Ahhh i love that song! ( ；?Д｀) but granted, we're not all freddie mercury so i don't know how difficult something like that would be for everyone. The song has a pretty big vocal range.


----------



## ApolloJusticeAC (Jul 12, 2014)

wtf is this???


----------



## yosugay (Jul 13, 2014)

i could sing but idk that song


----------



## ApolloJusticeAC (Jul 13, 2014)

man i wish i can sing Dx


----------



## L. Lawliet (Jul 13, 2014)

anyone can join. doesnt matter if you can sing or not. anywho, i will find some popular song suggestions and put them on a poll tomorrow


----------



## Jake (Jul 13, 2014)

if u do nicki minaj i will join in


----------



## ApolloJusticeAC (Jul 13, 2014)

wreaking ball xD


----------



## Elliot Of Jacobia (Jul 13, 2014)

I can via Skype.  I sing decently.


----------



## Javocado (Jul 13, 2014)

Can I add screamo vocals?


----------



## ThePayne22 (Jul 13, 2014)

Sounds fun!

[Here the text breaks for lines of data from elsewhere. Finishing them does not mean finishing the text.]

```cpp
#if defined(__HIPCC__) || defined(__HIP__)
#include <hip/hip_runtime.h>
#define DH_DEVICE_BUILD 1
#define DH_HD __host__ __device__ __forceinline__
#define DH_D __device__ __forceinline__
#else
#define DH_DEVICE_BUILD 0
#define DH_HD inline
#define DH_D inline
#endif

#if DH_DEVICE_BUILD && defined(__HIP_DEVICE_COMPILE__)
#define DH_ON_GPU 1
#else
#define DH_ON_GPU 0
#endif

#if DH_ON_GPU
#define DH_GPU_ELSE(gpu, cpu) gpu
#else
#define DH_GPU_ELSE(gpu, cpu) cpu
#endif

#define DH_WAVE 64

#if DH_ON_GPU
static __device__ __forceinline__ int dh_fresh_lane_id_() { int l = (int) threadIdx.x; asm volatile("" : "+v"(l)); return l; }
#define DH_FOR_LANES(lane) for (int lane = (int) threadIdx.x, dh_once_ = 1; dh_once_; dh_once_ = 0)
#define DH_FOR_LANES_FRESH(lane) for (int lane = dh_fresh_lane_id_(), dh_once_ = 1; dh_once_; dh_once_ = 0)
#define DH_BARRIER() do { __builtin_amdgcn_fence(__ATOMIC_RELEASE, "workgroup", "local"); __builtin_amdgcn_s_barrier(); \
                          __builtin_amdgcn_fence(__ATOMIC_ACQUIRE, "workgroup", "local"); } while (0)
#define DH_BALLOT_ACC(mask, pred, lane) (mask) = __builtin_amdgcn_ballot_w64((bool) (pred))
#else
#define DH_FOR_LANES(lane) for (int lane = 0; lane < DH_WAVE; ++lane)
#define DH_FOR_LANES_FRESH(lane) DH_FOR_LANES(lane)
#define DH_BARRIER() ((void) 0)
#define DH_BALLOT_ACC(mask, pred, lane) (mask) |= ((uint64_t) ((pred) ? 1 : 0) << (lane))
#endif
#define DH_IS_LANE0(lane) ((lane) == 0)
DH_HD bool dh_is_writer_lane() { return DH_GPU_ELSE(threadIdx.x == 0, true); }

DH_HD uint32_t dh_uniform(uint32_t x) { return DH_GPU_ELSE((uint32_t) __builtin_amdgcn_readfirstlane((int) x), x); }

DH_HD uint32_t dh_agent_load(const uint32_t* p) { return DH_GPU_ELSE(__hip_atomic_load(p, __ATOMIC_RELAXED, __HIP_MEMORY_SCOPE_AGENT), *p); }
DH_HD bool dh_agent_cas(uint32_t* p, uint32_t& seen, uint32_t want) {
#if DH_ON_GPU
    return __hip_atomic_compare_exchange_strong(p, &seen, want, __ATOMIC_RELAXED, __ATOMIC_RELAXED, __HIP_MEMORY_SCOPE_AGENT);
#else
    if (*p == seen) { *p = want; return true; }
    seen = *p;
    return false;
#endif
}
DH_HD void dh_agent_add(uint32_t* p, uint32_t v) { DH_GPU_ELSE(__hip_atomic_fetch_add(p, v, __ATOMIC_RELAXED, __HIP_MEMORY_SCOPE_AGENT), *p += v); }
DH_HD uint32_t dh_xcc_id() { return DH_GPU_ELSE(__builtin_amdgcn_s_getreg((31 << 11) | 20) & 15u, 0u); }
#if DH_ON_GPU
__device__ __forceinline__ void dh_nap() { __builtin_amdgcn_s_sleep(64); }
__device__ __forceinline__ void dh_acquire_behind_flag() { __builtin_amdgcn_fence(__ATOMIC_ACQUIRE, "agent"); __builtin_amdgcn_s_dcache_inv(); }
__device__ __forceinline__ void dh_release_before_flag() { asm volatile("s_waitcnt vmcnt(0) lgkmcnt(0)" ::: "memory"); __builtin_amdgcn_fence(__ATOMIC_RELEASE, "workgroup"); }
__device__ __forceinline__ uint32_t dh_opaque_scalar(uint32_t x) { asm volatile("" : "+s"(x)); return x; }
__device__ __forceinline__ void dh_barrier_global() { __syncthreads(); }
#else
inline void dh_nap() {}
inline void dh_acquire_behind_flag() {}
inline void dh_release_before_flag() {}
inline uint32_t dh_opaque_scalar(uint32_t x) { return x; }
inline void dh_barrier_global() {}
#endif

DH_HD int dh_popc32(uint32_t x) { return DH_GPU_ELSE(__popc(x), __builtin_popcount(x)); }
DH_HD int dh_popc64(uint64_t x) { return DH_GPU_ELSE(__popcll(x), __builtin_popcountll(x)); }
// ... 179 lines not shown
```

digiham_amd/csrc/dsp_core.hpp:

```cpp
#pragma once

#include "dh_portable.hpp"
#include "wave_ops.hpp"

#define DH_VARIANCE_SYMBOLS 100
#define DH_VOLUME_RB_SIZE 100
#define DH_FTILE 1024
#define DH_FIR_L 16
#define DH_PF_N 5
#define DH_PF_SINK 512
#define DH_MAX_NZ 160
#define DH_MAX_SPS 40
DH_HD uint32_t dh_history(uint32_t sps) { return DH_VARIANCE_SYMBOLS * (sps > 10u ? sps : 10u) + 152u; }
DH_HD uint32_t dh_tail_max(uint32_t sps) { return 256u + dh_history(sps); }
#define DH_STATE_HDR 32

enum { DH_ST_K = 0, DH_ST_OFF = 1, DH_ST_TAIL = 2, DH_ST_NSYM = 3, DH_ST_ORDERED = 4, DH_ST_BLOCKS = 5,
       DH_ST_P0 = 6,
       DH_ST_CUR_START = 7, DH_ST_CUR_OFF = 8, DH_ST_PREV_START = 9, DH_ST_PREV_OFF = 10,
       DH_ST_BLOCK_FLAGS = 11,
       DH_ST_E_CUR = 12, DH_ST_E_PREV = 13, DH_ST_E_COUNT = 14, DH_ST_E_BLOCK = 15,
       DH_ST_UNCERTAIN = 16, DH_ST_EXACT_RUNS = 17, DH_ST_EXACT_BLOCKS = 18,
       DH_ST_PART = 19,
       DH_ST_DIAG = 20 };
// ... 353 lines not shown
    return ok;
}
inline float dh_f16_error_coefficient(const DhF16Taps& F, uint32_t nz, double gain) {
    const double u = 5.9604644775390625e-08;
    const double ks = (double) F.ksteps, nref = 2.0 + (double) nz;
    const double mfma = F.one_chain ? 82.0 * ks * F.l1_g1 * (1.0 + 1.0 / 2048.0) + 41.0 * ks / 2048.0 * (3.0 * F.l1_g2 * (1.0 + 1.0 / 2048.0) + F.l1_g1)
                                    : 41.0 * ks * F.l1_g1 * (1.0 + 1.0 / 2048.0) + 82.0 * ks / 2048.0 * (F.l1_g2 + 0.5 * F.l1_g1);
    const double kl1 = (nref + 0.01) * F.l1 + 1.0001 * F.l1 + mfma
                     + 2.0 * (0.5 * F.l1_g2 / 4194304.0 + F.sum_delta * (1.0 + 1.0 / 4096.0) + u * F.l1) / u + (F.one_chain ? 2.1 : 3.1) * F.l1;
    const double coef = 1.44 * kl1 * u / (gain < 0 ? -gain : gain) * 1.0001;
    float f = (float) coef;
    if ((double) f < coef) { union { float f; uint32_t u; } b; b.f = f; b.u++; f = b.f; }
    return f;
}

#if DH_ON_GPU
template <int NZ, bool ONE>
__device__ __forceinline__ void dh_fir_f16(const float* hw, const dh_u4 (&G)[2 * DH_F16_KSTEPS_OF(NZ)], int lane, float k1, float k2, float* out16) {
    constexpr int DH_F16_KSTEPS = DH_F16_KSTEPS_OF(NZ), DH_F16_FRAGS = 2 * DH_F16_KSTEPS, DH_F16_H2_OFFSET = DH_F16_H2_OFFSET_OF(NZ);
    const int m = lane & 15, q = lane >> 4;
    const char* base = reinterpret_cast<const char*>(hw) + 32 * (int) DH_F16_ROW_BLOCK(m) + 16 * q;
    dh_h8 g[DH_F16_FRAGS];
#pragma unroll
    for (int f = 0; f < DH_F16_FRAGS; f++) g[f] = __builtin_bit_cast(dh_h8, G[f]);
#pragma unroll
    for (int TT = 0; TT < 4; TT += 2) {
        dh_h8 a1[2][DH_F16_KSTEPS], a2[2][DH_F16_KSTEPS];
#pragma unroll
        for (int t = 0; t < 2; t++)
#pragma unroll
            for (int s = 0; s < DH_F16_KSTEPS; s++) a1[t][s] = *reinterpret_cast<const dh_h8*>(base + 512 * (TT + t) + 64 * s);
        if constexpr (ONE) {
            dh_f32x4 acc[2] = { { 0.0f, 0.0f, 0.0f, 0.0f }, { 0.0f, 0.0f, 0.0f, 0.0f } };
#pragma unroll
            for (int s = 0; s < DH_F16_KSTEPS; s++)
#pragma unroll
                for (int t = 0; t < 2; t++) acc[t] = __builtin_amdgcn_mfma_f32_16x16x32_f16(a1[t][s], g[DH_F16_KSTEPS + s], acc[t], 0, 0, 0);
#pragma unroll
            for (int s = 0; s < DH_F16_KSTEPS; s++) {
#pragma unroll
                for (int t = 0; t < 2; t++) acc[t] = __builtin_amdgcn_mfma_f32_16x16x32_f16(a1[t][s], g[s], acc[t], 0, 0, 0);
#pragma unroll
                for (int t = 0; t < 2; t++) a2[t][s] = *reinterpret_cast<const dh_h8*>(base + 512 * (TT + t) + 64 * s + 4 * DH_F16_H2_OFFSET);
            }
#pragma unroll
            for (int s = 0; s < DH_F16_KSTEPS; s++)
#pragma unroll
                for (int t = 0; t < 2; t++) acc[t] = __builtin_amdgcn_mfma_f32_16x16x32_f16(a2[t][s], g[s], acc[t], 0, 0, 0);
#pragma unroll
            for (int t = 0; t < 2; t++)
#pragma unroll
                for (int r = 0; r < 4; r++) out16[4 * (TT + t) + r] = acc[t][r] * k1;
            __builtin_amdgcn_sched_group_barrier(0x100, 2 * DH_F16_KSTEPS, 0);
            __builtin_amdgcn_sched_group_barrier(0x008, 2 * DH_F16_KSTEPS, 0);
#pragma unroll
            for (int s = 0; s < DH_F16_KSTEPS; s++) { __builtin_amdgcn_sched_group_barrier(0x008, 2, 0); __builtin_amdgcn_sched_group_barrier(0x100, 2, 0); }
            __builtin_amdgcn_sched_group_barrier(0x008, 2 * DH_F16_KSTEPS, 0);
            (void) k2;
        } else {
            dh_f32x4 mn[2] = { { 0.0f, 0.0f, 0.0f, 0.0f }, { 0.0f, 0.0f, 0.0f, 0.0f } }, sc[2] = { { 0.0f, 0.0f, 0.0f, 0.0f }, { 0.0f, 0.0f, 0.0f, 0.0f } };
#pragma unroll
            for (int s = 0; s < DH_F16_KSTEPS; s++) {
#pragma unroll
                for (int t = 0; t < 2; t++) sc[t] = __builtin_amdgcn_mfma_f32_16x16x32_f16(a1[t][s], g[DH_F16_KSTEPS + s], sc[t], 0, 0, 0);
#pragma unroll
                for (int t = 0; t < 2; t++) mn[t] = __builtin_amdgcn_mfma_f32_16x16x32_f16(a1[t][s], g[s], mn[t], 0, 0, 0);
#pragma unroll
                for (int t = 0; t < 2; t++) a2[t][s] = *reinterpret_cast<const dh_h8*>(base + 512 * (TT + t) + 64 * s + 4 * DH_F16_H2_OFFSET);
            }
#pragma unroll
            for (int s = 0; s < DH_F16_KSTEPS; s++)
#pragma unroll
                for (int t = 0; t < 2; t++) sc[t] = __builtin_amdgcn_mfma_f32_16x16x32_f16(a2[t][s], g[s], sc[t], 0, 0, 0);
#pragma unroll
            for (int t = 0; t < 2; t++)
#pragma unroll
                for (int r = 0; r < 4; r++) out16[4 * (TT + t) + r] = __builtin_fmaf(sc[t][r], k2, mn[t][r] * k1);
// ... 17 lines not shown
        for (int i = 0; i < 3; i++) {
            const int pass = ONE ? (i == 0 ? 1 : i == 1 ? 0 : 2) : i;
            for (int s = 0; s < DH_F16_KSTEPS; s++) for (int qq = 0; qq < 4; qq++) for (int j = 0; j < 8; j++) {
                const int kk = 8 * qq + j;
                const uint32_t w = G[(pass == 1 ? DH_F16_KSTEPS : 0) + s][16 * qq + n][j >> 1];
                const float tap = dh_f16_value((uint16_t) (w >> (16 * (j & 1))));
                const uint16_t hv = (pass == 2 ? h2 : h1)[b16 + 32u * (uint32_t) s + (uint32_t) kk];
                if (pass == 0 && !ONE) mn = __builtin_fmaf(dh_f16_value(hv), tap, mn); else sc = __builtin_fmaf(dh_f16_value(hv), tap, sc);
            }
        }
        out16[4 * T + r] = ONE ? sc * k1 : __builtin_fmaf(sc, k2, mn * k1);
    }
}
#endif

DH_HD float dh_virtual_sample(const float* tail, uint32_t tc, const float* in, uint32_t idx) {
    return idx < tc ? tail[idx] : in[idx - tc];
}

struct DhAgcPair { float mn0, mx0, mn1, mx1; };

#if DH_ON_GPU
__device__ __forceinline__ void dh_agc_scan(DhDspShared& S, uint32_t k0, uint32_t k1, DH_LANE_STRUCT_REF(DhAgcPair, agc)) {
    const int lane = dh_fresh_lane_id_();
    const uint32_t e0 = 2u * (uint32_t) lane, e1 = e0 + 1u;
    const float c0 = e0 < k0 ? S.vol_old[e0] : S.vol_new[e0];
    const float c1 = e1 < k0 ? S.vol_old[e1] : S.vol_new[e1];
    const bool v0 = e0 < k1, v1 = e1 < k1;
    const float pmn0 = v0 ? c0 : DH_FLT_MAX, pmn1 = v1 ? c1 : DH_FLT_MAX;
    const float pmx0 = v0 ? c0 : DH_FLT_MIN, pmx1 = v1 ? c1 : DH_FLT_MIN;
    float pmn = dh_vmin(pmn0, pmn1), pmx = dh_vmax(pmx0, pmx1);
    const uint32_t r0 = 126u - e0, r1 = r0 + 1u;
    const float o0 = S.vol_old[r0], o1 = S.vol_old[r1];
    const float omn0 = r0 < DH_VOLUME_RB_SIZE ? o0 : DH_FLT_MAX, omn1 = r1 < DH_VOLUME_RB_SIZE ? o1 : DH_FLT_MAX;
    const float omx0 = r0 < DH_VOLUME_RB_SIZE ? o0 : DH_FLT_MIN, omx1 = r1 < DH_VOLUME_RB_SIZE ? o1 : DH_FLT_MIN;
    float smn = dh_vmin(omn0, omn1), smx = dh_vmax(omx0, omx1);
    dh_wave_prefix_minmax2(pmn, pmx, smn, smx);
    float epmn = DH_FLT_MAX, epmx = DH_FLT_MIN, esmn = DH_FLT_MAX, esmx = DH_FLT_MIN;
    dh_wave_prev4(epmn, epmx, esmn, esmx, pmn, pmx, smn, smx);
    const int from = (63 - lane) << 2;
    const float s1n = __int_as_float(__builtin_amdgcn_ds_bpermute(from, __float_as_int(esmn)));
    const float s1x = __int_as_float(__builtin_amdgcn_ds_bpermute(from, __float_as_int(esmx)));
    const float s0n = __int_as_float(__builtin_amdgcn_ds_bpermute(from, __float_as_int(dh_vmin(omn1, esmn))));
    const float s0x = __int_as_float(__builtin_amdgcn_ds_bpermute(from, __float_as_int(dh_vmax(omx1, esmx))));
    DhAgcPair r;
    r.mn0 = dh_vmin(dh_vmin(epmn, pmn0), s0n); r.mx0 = dh_vmax(dh_vmax(epmx, pmx0), s0x);
    r.mn1 = dh_vmin(pmn, s1n); r.mx1 = dh_vmax(pmx, s1x);
    S.mn[e0] = r.mn0; S.mx[e0] = r.mx0; S.mn[e1] = r.mn1; S.mx[e1] = r.mx1;
    agc = r;
}
#else
inline void dh_agc_scan(DhDspShared& S, uint32_t k0, uint32_t k1, DH_LANE_STRUCT_REF(DhAgcPair, agc)) {
    float pmn = DH_FLT_MAX, pmx = DH_FLT_MIN;
    for (uint32_t j = 0; j < k0; j++) { pmn = dh_fmin_(pmn, S.vol_old[j]); pmx = dh_fmax_(pmx, S.vol_old[j]); }
    for (uint32_t k = k0; k < k1; k++) {
        pmn = dh_fmin_(pmn, S.vol_new[k]); pmx = dh_fmax_(pmx, S.vol_new[k]);
        float smn = DH_FLT_MAX, smx = DH_FLT_MIN;
        for (uint32_t j = k + 1; j < DH_VOLUME_RB_SIZE; j++) { smn = dh_fmin_(smn, S.vol_old[j]); smx = dh_fmax_(smx, S.vol_old[j]); }
        S.mn[k] = dh_fmin_(pmn, smn); S.mx[k] = dh_fmax_(pmx, smx);
    }
    for (uint32_t l = 0; l < DH_WAVE; l++) {
        const uint32_t e0 = 2u * l, e1 = e0 + 1u, a = e0 >= k0 && e0 < k1 ? e0 : k0, b = e1 >= k0 && e1 < k1 ? e1 : k0;
        agc[l] = DhAgcPair{ S.mn[a], S.mx[a], S.mn[b], S.mx[b] };
    }
}
#endif

template <int NZ, bool FAST, int SPS> struct DhIsBounded {
// ... 211 lines not shown
                        const uint32_t c = e / nj;
                        jj = e - c * nj;
                        uint64_t m = rows & all;
                        for (uint32_t b = 0; b < c; b++) m &= m - 1;
                        i = (uint32_t) dh_ffs64(m);
                    }
                    const uint32_t j = j0 + jj;
                    const int32_t f = C.cur_start + (int32_t) (j * sps) + (j ? C.cur_off : 0) + (int32_t) i;
                    S.var_rb[i * DH_VARIANCE_SYMBOLS + j] = dh_exact_filtered_lds<NZ>(stage, base, C.nv, C.tapsf, C.gain, C.rgain, f);
                }
            }
        }
    }
    DH_BARRIER();
}

template <int NZ>
DH_COLD void dh_exact_fir_pass(const DhDspParams& P, DhDspShared& S, uint32_t need, DH_LANE_ARRAY(float, (&fo), DH_FIR_L)) {
    float tv[NZ / 2 + 1];
    for (int i = 0; i <= NZ / 2; i++) tv[i] = S.tapsf[i];
    DH_FOR_LANES_FRESH(lane) {
        if ((uint32_t) (lane * DH_FIR_L) < need) {
            dh_fir_lane<NZ, false, false, true>(tv, P.gain, P.rgain, P.inv_gain, S.xf, lane, DH_LA(fo, lane));
        }
    }
}

template <int SPS>
DH_HD void dh_symbol_windows(DhDspShared& S, const float* fbuf, uint32_t k0, uint32_t m, int32_t step_off, uint32_t sps, uint32_t ev_lo, uint32_t ev_hi, float sps_rcp) {
#define DH_FB(n) fbuf[n]
    if (SPS == 10 && DH_STOP_AFTER >= 3) DH_FOR_LANES_FRESH(lane) {
        const uint32_t l = (uint32_t) lane;
        const uint32_t qa = l + 1u, qb = l < 35u ? l + 65u : 0u;
        const bool va = qa < m, vb = l < 35u ? qb < m : l == 35u;
        const float* srca = fbuf + (int32_t) (qa * 10u) + step_off;
        const float* srcb = l < 35u ? srca + 640 : fbuf;
        float v[10], w[10];
        dh_lds_run10_pair(srca, srcb, v, w);
        float vola = v[0], volb = w[0];
#pragma unroll
        for (int i = 1; i < 10; i++) { vola += v[i]; volb += w[i]; }
        const float mida = ((v[3] + v[4]) + v[5]) + v[6], midb = ((w[3] + w[4]) + w[5]) + w[6];
        const float volume_a = dh_div_const(vola, 10.0f, sps_rcp), volume_b = dh_div_const(volb, 10.0f, sps_rcp);
        if (va) {
            const uint32_t ka = k0 + qa;
            dh_lds_store_row10<0>(S.var_rb + ka, v[0], v[1], v[2], v[3], v[4], v[5], v[6], v[7], v[8], v[9]);
            S.sum[qa] = mida; S.vol_new[ka] = volume_a;
        }
        if (vb) {
            const uint32_t kb = k0 + qb;
            dh_lds_store_row10<0>(S.var_rb + kb, w[0], w[1], w[2], w[3], w[4], w[5], w[6], w[7], w[8], w[9]);
            S.sum[qb] = midb; S.vol_new[kb] = volume_b;
        }
        dh_lds_stores_done();
    }
    if (SPS == 20 && DH_STOP_AFTER >= 3) DH_FOR_LANES_FRESH(lane) {
        const uint32_t l = (uint32_t) lane;
        const uint32_t q = l < 63u ? l + 1u : 0u;
        const bool valid = q < m;
        const float* src = valid && q > 0u ? fbuf + (int32_t) (q * 20u) + step_off : fbuf;
        float v[20];
        dh_lds_run<20>(src, v);
        float vol = v[0];
#pragma unroll
        for (int i = 1; i < 20; i++) vol += v[i];
        const float mid = ((((v[7] + v[8]) + v[9]) + v[10]) + v[11]) + v[12];
        const float volume = dh_div_const(vol, 20.0f, sps_rcp);
        if (valid) {
            const uint32_t k = k0 + q;
            dh_lds_store_row10<0>(S.var_rb + k, v[0], v[1], v[2], v[3], v[4], v[5], v[6], v[7], v[8], v[9]);
            dh_lds_store_row10<1000>(S.var_rb + k, v[10], v[11], v[12], v[13], v[14], v[15], v[16], v[17], v[18], v[19]);
            S.sum[q] = mid; S.vol_new[k] = volume;
        }
        dh_lds_stores_done();
    }
    if (SPS == 40 && DH_STOP_AFTER >= 3) DH_FOR_LANES_FRESH(lane) {
// ... 30 lines not shown
                    float value[4];
#pragma unroll
                    for (uint32_t j = 0; j < 4u; j++) value[j] = DH_FB(s + i + j);
#pragma unroll
                    for (uint32_t j = 0; j < 4u; j++) {
                        if (i + j >= ev_lo && i + j < ev_hi) sum += value[j];
                        volume_sum += value[j];
                        S.var_rb[(i + j) * DH_VARIANCE_SYMBOLS + k] = value[j];
                    }
                }
                for (; i < sps; i++) {
                    const float value = DH_FB(s + i);
                    if (i >= ev_lo && i < ev_hi) sum += value;
                    volume_sum += value;
                    S.var_rb[i * DH_VARIANCE_SYMBOLS + k] = value;
                }
            }
            S.sum[q] = sum;
            S.vol_new[k] = dh_div_const(volume_sum, (float) sps, sps_rcp);
        }
    }
#undef DH_FB
}
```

I can sing decently, but my mic is meh, so I don't know how well my part would turn out. 



Javocado said:


> Can I add screamo vocals?



And I would totally be into some screamo.


----------



## Jake (Jul 13, 2014)

ApolloJusticeAC said:


> wreaking ball xD



no i do not want people butchering my fav song b/cos they do not understand the emotional depth of it nty


----------



## ThePayne22 (Jul 13, 2014)

ThePayne22 said:


> Sounds fun! I can sing decently, but my mic is meh, so I don't know how well my part would turn out.
> 
> 
> 
> And I would totally be into some screamo.



---
Random Suggestions:
Leia - Vocaloid ( http://www.youtube.com/watch?v=wxCazhgL6s4 )
Take on Me - Aha ( http://www.youtube.com/watch?v=djV11Xbc914 )
Anything Could Happen - Elie Goulding ( http://www.youtube.com/watch?v=5hzgS9s-tE8 )

And I second Don't Stop Me Now. 

Of course, I'd be fine with ALMOST anything.


----------



## Caius (Jul 13, 2014)

I'd be down for don't stop me now. I do know how to sing.


----------



## Bowie (Jul 13, 2014)

I'd like to think I'm a good singer. Not sure how comfortable I'd be with my voice being heard by so many people, though. I think I'll pass.


----------



## ThePayne22 (Jul 13, 2014)

Bowie said:


> I'd like to think I'm a good singer. Not sure how comfortable I'd be with my voice being heard by so many people, though. I think I'll pass.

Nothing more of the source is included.